**To do:** Search the material for "patches" and copy each line in which it is found.

**Data excerpts:**

def mha_cross_fwd_x3(q, ldq, k, ldk, v, ldv, out_planes, ldo, B, H, Sq, Skv, dh, scale, drop_p=0.0, drop_seed=0):
    _dev(q, "q"); _dev(k, "k"); _dev(v, "v"); _dev(out_planes[0], "out")
    if q.dtype != torch.float32 or k.dtype != torch.float32 or v.dtype != torch.float32 or out_planes[0].dtype != torch.bfloat16:
        raise MmrcaError("mha_cross_fwd_x3: q / k / v must be fp32 and the output planes bf16")
    _launch("mmrca_mha_cross_fwd_x3", ptr(q), ldq, ptr(k), ldk, ptr(v), ldv, ptr(out_planes[0]), ptr(out_planes[1]), ldo, B, H, Sq, Skv, dh, scale,
            drop_p, drop_seed)


def mha_cls_fwd(qkv, key_mask, out, lse, B, H, S, dh, scale, dtype, drop_p=0.0, drop_seed=0, cu=None):
    _dev(qkv, "mha_cls qkv")
    _launch("mmrca_mha_cls_fwd", ptr(qkv), ptr(key_mask), ptr(out), ptr(lse), B, H, S, dh, scale, drop_p, drop_seed, ptr(cu), dtype)


def mha_cls_bwd(qkv, key_mask, out, dout, lse, dqkv, B, H, S, dh, scale, dtype, drop_p=0.0, drop_seed=0, cu=None):
    _launch("mmrca_mha_cls_bwd", ptr(qkv), ptr(key_mask), ptr(out), ptr(dout), ptr(lse), ptr(dqkv), B, H, S, dh, scale, drop_p, drop_seed, ptr(cu),
            dtype)


def add_layernorm_fwd(x, res, gamma, beta, sum_out, y, mean, rstd, rows, D, ld_x, ld_y, eps, dtype,
                      in_drop=(0.0, 0), out_drop=(0.0, 0), y_planes=None):
    _dev(x, "layernorm x")
    if y_planes is not None:
        _launch("mmrca_add_layernorm_fwd_x3", ptr(x), ptr(res), ptr(gamma), ptr(beta), ptr(sum_out), ptr(y), ptr(y_planes[0]), ptr(y_planes[1]),
                ptr(mean), ptr(rstd), rows, D, ld_x, ld_y, eps, in_drop[0], in_drop[1], out_drop[0], out_drop[1])
        return
    _launch("mmrca_add_layernorm_fwd", ptr(x), ptr(res), ptr(gamma), ptr(beta), ptr(sum_out), ptr(y), ptr(mean), ptr(rstd), rows, D, ld_x, ld_y, eps,
            in_drop[0], in_drop[1], out_drop[0], out_drop[1], dtype)


def layernorm_bwd(dy, s, gamma, mean, rstd, dres, ds, dgamma, dbeta, rows, D, ld_dy, ld_s, ld_ds, dtype,
                  dy_drop=(0.0, 0), branch_drop=(0.0, 0), dbranch=None, dcol=None, dcol_branch=None):
    _launch("mmrca_layernorm_bwd", ptr(dy), ptr(s), ptr(gamma), ptr(mean), ptr(rstd), ptr(dres), ptr(ds), ptr(dgamma), ptr(dbeta), rows, D, ld_dy,
            ld_s, ld_ds, dy_drop[0], dy_drop[1], branch_drop[0], branch_drop[1], ptr(dbranch), ptr(dcol), ptr(dcol_branch), dtype)


def layernorm_bwd_mixed(dy, s, gamma, mean, rstd, dres, ds, dgamma, dbeta, rows, D, ld_dy, ld_s, ld_ds,
                        dy_drop=(0.0, 0), branch_drop=(0.0, 0), dbranch=None, dcol=None, dcol_branch=None):
    _launch("mmrca_layernorm_bwd_mixed", ptr(dy), ptr(s), ptr(gamma), ptr(mean), ptr(rstd), ptr(dres), ptr(ds), ptr(dgamma), ptr(dbeta), rows, D,
            ld_dy, ld_s, ld_ds, dy_drop[0], dy_drop[1], branch_drop[0], branch_drop[1], ptr(dbranch), ptr(dcol), ptr(dcol_branch))


def embed_fwd(ids, pos_ids, word, pos, type_row, out, rows, D, dtype):
    _dev(ids, "embed ids")
    _launch("mmrca_embed_fwd", ptr(ids), ptr(pos_ids), ptr(word), ptr(pos), ptr(type_row), ptr(out), rows, D, dtype)


def embed_bwd(dout, ids, pos_ids, dword, dpos, dtype_row, rows, D, dtype, pad_id=-1, pos_pad_id=-1):
    _launch("mmrca_embed_bwd", ptr(dout), ptr(ids), ptr(pos_ids), ptr(dword), ptr(dpos), ptr(dtype_row), rows, D, pad_id, pos_pad_id, dtype)


def patchify_fwd(images, patches, B, Cc, Himg, Wimg, P, dtype):
    _dev(images, "patchify images")
    _launch("mmrca_patchify_fwd", ptr(images), ptr(patches), B, Cc, Himg, Wimg, P, dtype)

**Task solution:**
def patchify_fwd(images, patches, B, Cc, Himg, Wimg, P, dtype):
    _launch("mmrca_patchify_fwd", ptr(images), ptr(patches), B, Cc, Himg, Wimg, P, dtype)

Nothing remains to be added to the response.